# had to get new tires



## obermd (Mar 3, 2012)

Rolling resistance is a huge factor in the car's performance. I went with LRR tires when I replaced my OEM tires.


----------



## Patman (May 7, 2011)

obermd said:


> Rolling resistance is a huge factor in the car's performance. I went with LRR tires when I replaced my OEM tires.


I agree with Ober. However, you still have to "break in" the tires to wear off some of the excess tread/rubber. The problems you are experiencing will diminish over mileage. I know I read this mentioned before on this forum. Check out this thread:

http://www.cruzetalk.com/forum/27-f...eco-oem-goodyears-pure-contacts-mpg-down.html


----------



## boraz (Aug 29, 2013)

neirfin said:


> I didn't imagine the tires could have such an impact on power, am I just crazy? I realize the engine has to put more power into pushing the car, but I didn't think it would be a noticeable drop in power, just a slight drop in mpgs...


simple physics


----------



## neirfin (Oct 18, 2012)

I guess I just didn't think it would be so bad. After the rain season I might get some GY assurances again and keep these new chunky tires for next winter. In the meantime I suppose a tune will help get the cruze over that mountain...


----------



## spaycace (Feb 9, 2012)

Not sure what kind of tires you purchased, but I replaced the OE goodyear tires with Michelins ... didn't notice any change in mpg or power problems, and I felt much more comfortable driving the car in the rain. When I traded in my cruze on a VOLT, I had less than 600 miles on it before I got rid of the goodyear tires and put Michelins on the VOLT as well.
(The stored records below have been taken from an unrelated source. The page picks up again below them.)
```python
# ... 215 lines not shown
        return self.nnz

    def set_kernel(self, family=SPMV_AUTO, lanes_per_row=0):
        check(_lib.load().smm_hip_csr_set_kernel(self._h, int(family), int(lanes_per_row)))

    def get_kernel(self):
        fam, lanes = ctypes.c_int(), ctypes.c_int()
        check(_lib.load().smm_hip_csr_get_kernel(self._h, ctypes.byref(fam), ctypes.byref(lanes)))
        return fam.value, lanes.value

    def autotune(self):
        check(_lib.load().smm_hip_csr_autotune(self._h))
        return self.get_kernel()

    def _spmv(self, op, lhs, mult, out):
        fn = _fn("smm_hip_spmv", self._suf)
        plhs = _host(lhs, self.dtype, "lhs", self.rows) if op != OP_ASSIGN else ctypes.c_void_p(0)
        check(fn(self._h, op, plhs, _host(mult, self.dtype, "mult", self.cols), _host(out, self.dtype, "out", self.rows, True)))

    def rMult(self, mult, res):
        self._spmv(OP_ASSIGN, None, mult, res)

    def rMultAdd(self, lhs, mult, out):
        self._spmv(OP_ADD, lhs, mult, out)

    def rMultSub(self, lhs, mult, out):
        self._spmv(OP_SUB, lhs, mult, out)

    def spmv_dev(self, op, d_lhs, d_x, d_out, stream=None):
        check(_fn("smm_hip_spmv_dev", self._suf)(self._h, int(op), _dptr(d_lhs), _dptr(d_x), _dptr(d_out), _dptr(stream)))

    def tile_info(self):
        v = [ctypes.c_int() for _ in range(4)]
        check(_lib.load().smm_hip_csr_tile_info(self._h, *[ctypes.byref(c) for c in v]))
        return tuple(c.value for c in v)

    def pattern_info(self):
        enc, k = ctypes.c_int(), ctypes.c_int()
        check(_lib.load().smm_hip_csr_pattern_info(self._h, ctypes.byref(enc), ctypes.byref(k)))
        return enc.value, k.value

    def kernel_desc(self):
        buf = ctypes.create_string_buffer(64)
        nbytes = ctypes.c_longlong()
        check(_lib.load().smm_hip_csr_kernel_desc(self._h, buf, 64, ctypes.byref(nbytes)))
        return buf.value.decode(), nbytes.value

    def pattern_allow_const(self, allow):
        check(_lib.load().smm_hip_csr_pattern_allow_const(self._h, 1 if allow else 0))

    def pattern_slots(self, mode):
        check(_lib.load().smm_hip_csr_pattern_slots(self._h, int(mode)))

    def _edited(self, stream):
        if stream is None:
            synchronize(None)

    def scale(self, alpha, stream=None):
        check(_fn("smm_hip_csr_scale", self._suf)(self._h, float(alpha), _dptr(stream)))
        self._edited(stream)

    def axpy(self, alpha, other, stream=None):
        check(_fn("smm_hip_csr_axpy", self._suf)(self._h, float(alpha), other._h, _dptr(stream)))
        self._edited(stream)

    def zero(self, stream=None):
        check(_fn("smm_hip_csr_zero", self._suf)(self._h, _dptr(stream)))
        self._edited(stream)

    def __imul__(self, alpha):
        self.scale(alpha)
        return self

    def inplaceAdd(self, other):
        self.axpy(1.0, other)

    def inplaceSubtract(self, other):
        self.axpy(-1.0, other)

    def zeroValues(self):
        self.zero()

    def hasSameNonZeroPattern(self, other):
        same = ctypes.c_int()
        check(_lib.load().smm_hip_csr_same_pattern(self._h, other._h, ctypes.byref(same)))
        return bool(same.value)

    def update_entries(self, rows, cols, vals, add=False):
        rows = np.ascontiguousarray(rows, dtype=np.int32)
        cols = np.ascontiguousarray(cols, dtype=np.int32)
        vals = np.ascontiguousarray(vals, dtype=self.dtype)
        n = rows.size
        if cols.size != n or vals.size != n:
            raise ValueError("rows, cols and vals must have the same length")
        found = np.zeros(n, dtype=np.uint8)
        check(_fn("smm_hip_csr_update_entries", self._suf)(self._h, n, _host(rows, np.int32, "rows"), _host(cols, np.int32, "cols"), _host(vals, self.dtype, "vals"),
                                                          1 if add else 0, _host(found, np.uint8, "found")))
        return found.astype(bool)

    def update_entries_dev(self, n, d_rows, d_cols, d_vals, add=False, d_found=None, stream=None):
        check(_fn("smm_hip_csr_update_entries_dev", self._suf)(self._h, int(n), _dptr(d_rows), _dptr(d_cols), _dptr(d_vals), 1 if add else 0, _dptr(d_found),
                                                              _dptr(stream)))
        self._edited(stream)

    def updateEntry(self, row, col, value):
        return bool(self.update_entries([row], [col], [value])[0])
# ... 156 lines not shown
```

Measured before the change: 908.3.

## Add multi-pass pattern-slots SpMV kernel splitting diagonals into L2-friendly passes

```diff
diff --git a/include/smm_hip.h b/include/smm_hip.h
--- a/include/smm_hip.h
+++ b/include/smm_hip.h
@@ -79,6 +79,7 @@
 int smm_hip_set_cg_fuse_p(int on);
 int smm_hip_csr_pattern_allow_const(smm_hip_csr* m, int allow);
 int smm_hip_csr_pattern_slots(smm_hip_csr* m, int mode);
+int smm_hip_csr_pattern_passes(smm_hip_csr* m, int passes);
 int smm_hip_csr_autotune(smm_hip_csr* m);
 
 #define SMM_UPDATE_SET 0
diff --git a/sparse_matrix_math_amd/_lib.py b/sparse_matrix_math_amd/_lib.py
--- a/sparse_matrix_math_amd/_lib.py
+++ b/sparse_matrix_math_amd/_lib.py
@@ -102,6 +102,7 @@
     "smm_hip_set_cg_fuse_p": (c_int, [c_int]),
     "smm_hip_csr_pattern_allow_const": (c_int, [_P, c_int]),
     "smm_hip_csr_pattern_slots": (c_int, [_P, c_int]),
+    "smm_hip_csr_pattern_passes": (c_int, [_P, c_int]),
     "smm_hip_csr_same_pattern": (c_int, [_P, _P, POINTER(c_int)]),
     "smm_hip_precond_create": (c_int, [_P, c_int, POINTER(_P)]),
     "smm_hip_precond_create_block": (c_int, [_P, c_int, c_int, POINTER(_P)]),
diff --git a/sparse_matrix_math_amd/csrc/smm_internal.h b/sparse_matrix_math_amd/csrc/smm_internal.h
--- a/sparse_matrix_math_amd/csrc/smm_internal.h
+++ b/sparse_matrix_math_amd/csrc/smm_internal.h
@@ -149,6 +149,7 @@
 	int pat_slots_mode = -1;
 	long long pat_slots_elems = 0;
 	int pat_slots_waves = 0, pat_slots_uniform = 0;
+	int pat_passes_mode = -1;
 	int pat_max_off = 0;
 	bool march_ok = false;
 	int march_P = 0, march_H = 0, march_lo = 0, march_hi = 0;
@@ -234,6 +235,8 @@
 bool ensurePatternSlots(smm_hip_csr* m, int lanes, hipStream_t s);
 bool patternSlotsChosen(const smm_hip_csr* m, int lanes);
 long long patternSlotsBytes(const smm_hip_csr* m);
+int patternSlotsPasses(const smm_hip_csr* m, int lanes);
+int slotsPassesModel(const std::vector<int>& offs, int lanes, int elemBytes);
 int refreshPatternSlots(smm_hip_csr* m, hipStream_t s);
 int marchBuildMasks32(smm_hip_csr* m, hipStream_t s);
 template <typename K>
diff --git a/sparse_matrix_math_amd/csrc/smm_spmv_slots.hip b/sparse_matrix_math_amd/csrc/smm_spmv_slots.hip
--- a/sparse_matrix_math_amd/csrc/smm_spmv_slots.hip
+++ b/sparse_matrix_math_amd/csrc/smm_spmv_slots.hip
@@ -1,4 +1,5 @@
 #include <algorithm>
+#include <utility>
 
 #include <rocprim/device/device_scan.hpp>
 
@@ -111,6 +112,103 @@
 			if (dotMode == 2) acc0 += o * o;
 			if (dotMode) acc1 += o * w1[row];
 		}
+	}
+	if (dotMode) {
+		if (dotMode == 2) {
+			const T s0 = blockSum256(acc0, red);
+			if (t == 0) partials[blockIdx.x] = s0;
+		}
+		const T s1 = blockSum256(acc1, red);
+		if (t == 0) partials[(dotMode == 2 ? NPART : 0) + blockIdx.x] = s1;
+		for (int i = gridDim.x + blockIdx.x * TPB + t; i < NPART; i += gridDim.x * TPB) {
+			partials[i] = T(0);
+			if (dotMode == 2) partials[NPART + i] = T(0);
+		}
+		if (opFlags & SPMV_FINISH) lastBlockSums<T>(partials, NPART, dotMode == 2 ? 2 : 1, partials + PARTS_TOTALS, partsTicket(partials));
+	}
+}
+
+template <int... Rs, typename F>
+__device__ __forceinline__ void slotsForEachRow(std::integer_sequence<int, Rs...>, F&& f) {
+	(f(std::integral_constant<int, Rs>{}), ...);
+}
+
+template <typename T, int L, int G, int R>
+__global__ __launch_bounds__(TPB) void spmvPatternSlotsPassKernel(int rows, int nWaves, int chunkWaves, int passes, const int* __restrict__ offs,
+                                                                  const long long* __restrict__ base, const unsigned long long* __restrict__ masks,
+                                                                  const T* __restrict__ slots, const int* __restrict__ start, const int* __restrict__ positions,
+                                                                  const T* __restrict__ values, int opFlags, const T* lhs, const T* __restrict__ divisor,
+                                                                  const T* __restrict__ x, T* out, int dotMode, const T* __restrict__ w1,
+                                                                  T* __restrict__ partials, const int* __restrict__ doneFlag) {
+	static_assert(L == 2 || L == 4, "pieces per row");
+	__shared__ T red[4];
+	if (doneFlag && *doneFlag) return;
+	const int op = opFlags & 0xFF;
+	const bool ntOut = (opFlags & SPMV_NT_OUT) != 0;
+	const int t = threadIdx.x;
+	const int lane = t & (WAVE - 1);
+	const int wave = __builtin_amdgcn_readfirstlane(t >> 6);
+	const int nGroups = min(8, static_cast<int>(gridDim.x));
+	const int xcdGroup = blockIdx.x % nGroups;
+	const int groupSlots = (static_cast<int>(gridDim.x) - xcdGroup + nGroups - 1) / nGroups;
+	const int wEnd = min(nWaves, (xcdGroup + 1) * chunkWaves);
+	const int w0 = xcdGroup * chunkWaves + static_cast<int>(blockIdx.x / nGroups) * SLOT_WAVES + wave;
+	const int stride = groupSlots * SLOT_WAVES;
+	T acc0 = T(0), acc1 = T(0);
+	T carry[R][L];
+#pragma unroll
+	for (int r = 0; r < R; ++r) {
+#pragma unroll
+		for (int q = 0; q < L; ++q) carry[r][q] = T(0);
+	}
+	for (int p = 0; p < passes; ++p) {
+		const bool last = p == passes - 1;
+		slotsForEachRow(std::make_integer_sequence<int, R>{}, [&](auto rc) {
+			constexpr int r = decltype(rc)::value;
+			int w = w0 + r * stride;
+			asm volatile("" : "+s"(w));
+			const bool mine = w < wEnd;
+			const int row = w * WAVE + lane;
+			const long long b = mine ? base[w] : -1;
+			if (b >= 0) {
+				const unsigned long long lead = masks[w * WAVE];
+				const int len = __builtin_popcountll(lead);
+				const int pl = (len + L - 1) / L;
+				const int lo = pl * p / passes, hi = pl * (p + 1) / passes;
+				const int offLane = offs[lane < len ? selectBit(lead, lane) : 0];
+				const T* const xr = x + row;
+				const T* const sv = slots + b + lane;
+				for (int i = lo; i < hi; i += G) {
+					T vv[L][G], xv[L][G];
+#pragma unroll
+					for (int q = 0; q < L; ++q) {
+#pragma unroll
+						for (int u = 0; u < G; ++u) {
+							const int e = min(q * pl + min(i + u, hi - 1), len - 1);
+							vv[q][u] = __builtin_nontemporal_load(sv + static_cast<long long>(e) * WAVE);
+							xv[q][u] = xr[__builtin_amdgcn_readlane(offLane, e)];
+						}
+					}
+#pragma unroll
+					for (int q = 0; q < L; ++q) {
+#pragma unroll
+						for (int u = 0; u < G; ++u) {
+							if (i + u < hi && q * pl + i + u < len) carry[r][q] = smmFma(vv[q][u], xv[q][u], carry[r][q]);
+						}
+					}
+				}
+			}
+			if (last && mine && row < rows) {
+				T dot = carry[r][0];
+#pragma unroll
+				for (int q = 1; q < L; ++q) dot += carry[r][q];
+				if (b < 0) dot = patRowDirect<T, L>(start[row], start[row + 1], values, positions, x);
+				const T o = patApplyOp(op, lhs, divisor, row, dot);
+				storeOut(out + row, o, ntOut);
+				if (dotMode == 2) acc0 += o * o;
+				if (dotMode) acc1 += o * w1[row];
+			}
+		});
 	}
 	if (dotMode) {
 		if (dotMode == 2) {
@@ -251,7 +349,8 @@
 	const long long rows = m->rows, nnz = m->nnz;
 	const long long otherRows = std::max(0LL, rows - 64LL * m->pat_slots_uniform);
 	const long long otherNnz = std::max(0LL, nnz - m->pat_slots_elems);
-	return m->pat_slots_elems * s + static_cast<long long>(m->pat_slots_waves) * 16 + otherNnz * (s + 4) + (otherRows + m->pat_slots_waves) * 4 +
+	const long long headers = std::max(1, patternSlotsPasses(m, std::min(m->kernelWord.load(std::memory_order_acquire) >> 8, WAVE)));
+	return m->pat_slots_elems * s + static_cast<long long>(m->pat_slots_waves) * 16 * headers + otherNnz * (s + 4) + (otherRows + m->pat_slots_waves) * 4 +
 	       static_cast<long long>(m->cols) * s + rows * s;
 }
 
@@ -279,9 +378,113 @@
 	                                                    doneFlag);
 }
 
+constexpr int PASS_CARRY_REGS = 104;
+constexpr int PASS_BATCH_REGS = 14;
+constexpr int PASS_MAX = 8;
+
+template <typename T, int L>
+constexpr int passRows() {
+	return PASS_CARRY_REGS * 4 / (L * static_cast<int>(sizeof(T)));
+}
+
+template <typename T, int L>
+constexpr int passBatch() {
+	return std::max(1, PASS_BATCH_REGS * 4 / (L * static_cast<int>(sizeof(T))));
+}
+
+constexpr double PASS_L2_BYTES = 4.0 * 1024 * 1024;
+constexpr double PASS_COST_BYTES = 4.0;
+
+int slotsPassesModel(const std::vector<int>& offs, int lanes, int elemBytes) {
+	const int len = static_cast<int>(offs.size());
+	const int pl = (len + lanes - 1) / lanes;
+	if (pl < 2) return 0;
+	double best = 0.0;
+	int bestP = 1;
+	for (int P = 1; P <= std::min(PASS_MAX, pl); ++P) {
+		double misses = 0.0;
+		for (int p = 0; p < P; ++p) {
+			const int lo = pl * p / P, hi = pl * (p + 1) / P;
+			std::vector<int> g;
+			for (int q = 0; q < lanes; ++q) {
+				for (int i = lo; i < hi && q * pl + i < len; ++i) g.push_back(offs[q * pl + i]);
+			}
+			if (g.empty()) continue;
+			const double inflow = static_cast<double>(g.size() + lanes) * elemBytes;
+			misses += 1.0;
+			for (size_t j = 1; j < g.size(); ++j) {
+				if (static_cast<double>(g[j] - g[j - 1]) * inflow > PASS_L2_BYTES) misses += 1.0;
+			}
+		}
+		const double bytes = misses * elemBytes + (P - 1) * PASS_COST_BYTES;
+		if (P == 1 || bytes < best) {
+			best = bytes;
+			bestP = P;
+		}
+	}
+	return bestP > 1 ? bestP : 0;
+}
+
+static int passesEnvMode() {
+	static const int mode = [] {
+		const char* env = getenv("SMM_HIP_PATTERN_PASSES");
+		return env ? std::max(0, std::min(PASS_MAX, atoi(env))) : -1;
+	}();
+	return mode;
+}
+
+static int slotsGrid(const smm_hip_csr* m, int op, int perCU) {
+	const int cus = (op & SPMV_LEAVE_ROOM) ? std::max(8, numCUs() - 8) : numCUs();
+	return std::max(1, std::min(std::min((m->pat_slots_waves + SLOT_WAVES - 1) / SLOT_WAVES, cus * perCU), NPART));
+}
+
+static int slotsRowsPerWave(int nWaves, int grid) {
+	const int nGroups = std::min(8, grid);
+	const int chunkWaves = (nWaves + nGroups - 1) / nGroups;
+	const int waves = grid / nGroups * SLOT_WAVES;
+	return (chunkWaves + waves - 1) / waves;
+}
+
+template <typename T, int L>
+static int slotsPassPlan(const smm_hip_csr* m, int op, int* grid) {
+	const int mode = m->pat_passes_mode >= 0 ? m->pat_passes_mode : passesEnvMode();
+	const int passes = mode >= 0 ? mode : slotsPassesModel(m->pat_offs_host, L, static_cast<int>(sizeof(T)));
+	if (passes <= 0) return 0;
+	static std::atomic<long long> occ{0};
+	const int perCU = occupancyCached(occ, spmvPatternSlotsPassKernel<T, L, passBatch<T, L>(), passRows<T, L>()>, TPB, 0, 3);
+	*grid = slotsGrid(m, op, perCU);
+	return slotsRowsPerWave(m->pat_slots_waves, *grid) <= passRows<T, L>() ? passes : 0;
+}
+
+int patternSlotsPasses(const smm_hip_csr* m, int lanes) {
+	int grid = 0;
+	const bool f32 = m->dtype == SMM_DTYPE_F32;
+	if (lanes == 2) return f32 ? slotsPassPlan<float, 2>(m, 0, &grid) : slotsPassPlan<double, 2>(m, 0, &grid);
+	if (lanes == 4) return f32 ? slotsPassPlan<float, 4>(m, 0, &grid) : slotsPassPlan<double, 4>(m, 0, &grid);
+	return 0;
+}
+
+template <typename T, int L>
+static void launchSlotsPass(const smm_hip_csr* m, int passes, int grid, int op, const T* lhs, const T* divisor, const T* x, T* out, int dotMode,
+                            const T* w1, T* partials, const int* doneFlag, hipStream_t s) {
+	const int nWaves = m->pat_slots_waves;
+	const int nGroups = std::min(8, grid);
+	const int chunkWaves = (nWaves + nGroups - 1) / nGroups;
+	spmvPatternSlotsPassKernel<T, L, passBatch<T, L>(), passRows<T, L>()><<<grid, TPB, 0, s>>>(
+	    m->rows, nWaves, chunkWaves, passes, m->d_pat_off, m->d_pat_slot_base, m->d_pat_masks, static_cast<const T*>(m->d_pat_slots), m->d_start,
+	    m->d_positions, static_cast<const T*>(m->d_values), (op & ~SPMV_LEAVE_ROOM) | spmvOutFlags(m, sizeof(T)), lhs, divisor, x, out, dotMode, w1,
+	    partials, doneFlag);
+}
+
 template <typename T, int L>
 static void launchSlotsL(const smm_hip_csr* m, int op, const T* lhs, const T* divisor, const T* x, T* out, int dotMode, const T* w1, T* partials,
                          const int* doneFlag, hipStream_t s) {
+	int grid = 0;
+	const int passes = slotsPassPlan<T, L>(m, op, &grid);
+	if (passes > 0) {
+		launchSlotsPass<T, L>(m, passes, grid, op, lhs, divisor, x, out, dotMode, w1, partials, doneFlag, s);
+		return;
+	}
 	switch (slotsBatch(m, L)) {
 	case 8: launchSlotsG<T, L, 8>(m, op, lhs, divisor, x, out, dotMode, w1, partials, doneFlag, s); break;
 	case 13: launchSlotsG<T, L, 13>(m, op, lhs, divisor, x, out, dotMode, w1, partials, doneFlag, s); break;
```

It's looking like I'll probably get about 80,000 miles out of the Michelins too with the current rate of treadwear. They might cost more up front, but when I only have to buy one new set of tires in 80k miles, instead of 2, they're actually less expensive. Best of luck to you on your search.


----------



## bulldog (Aug 2, 2014)

What flavor of Michelin's did you get?


----------



## ParisTNDude (Oct 7, 2013)

spaycace said:


> Not sure what kind of tires you purchased, but I replaced the OE goodyear tires with Michelins ... didn't notice any change in mpg or power problems, and I felt much more comfortable driving the car in the rain. When I traded in my cruze on a VOLT, I had less than 600 miles on it before I got rid of the goodyear tires and put Michelins on the VOLT as well. It's looking like I'll probably get about 80,000 miles out of the Michelins too with the current rate of treadwear. They might cost more up front, but when I only have to buy one new set of tires in 80k miles, instead of 2, they're actually less expensive. Best of luck to you on your search.


Just curious how you project 80k miles on the Michelins? The Volt is a pretty heavy car and should use tires at a higher rate than a Cruze. Cruze about 3000lbs and Volt 3800?


----------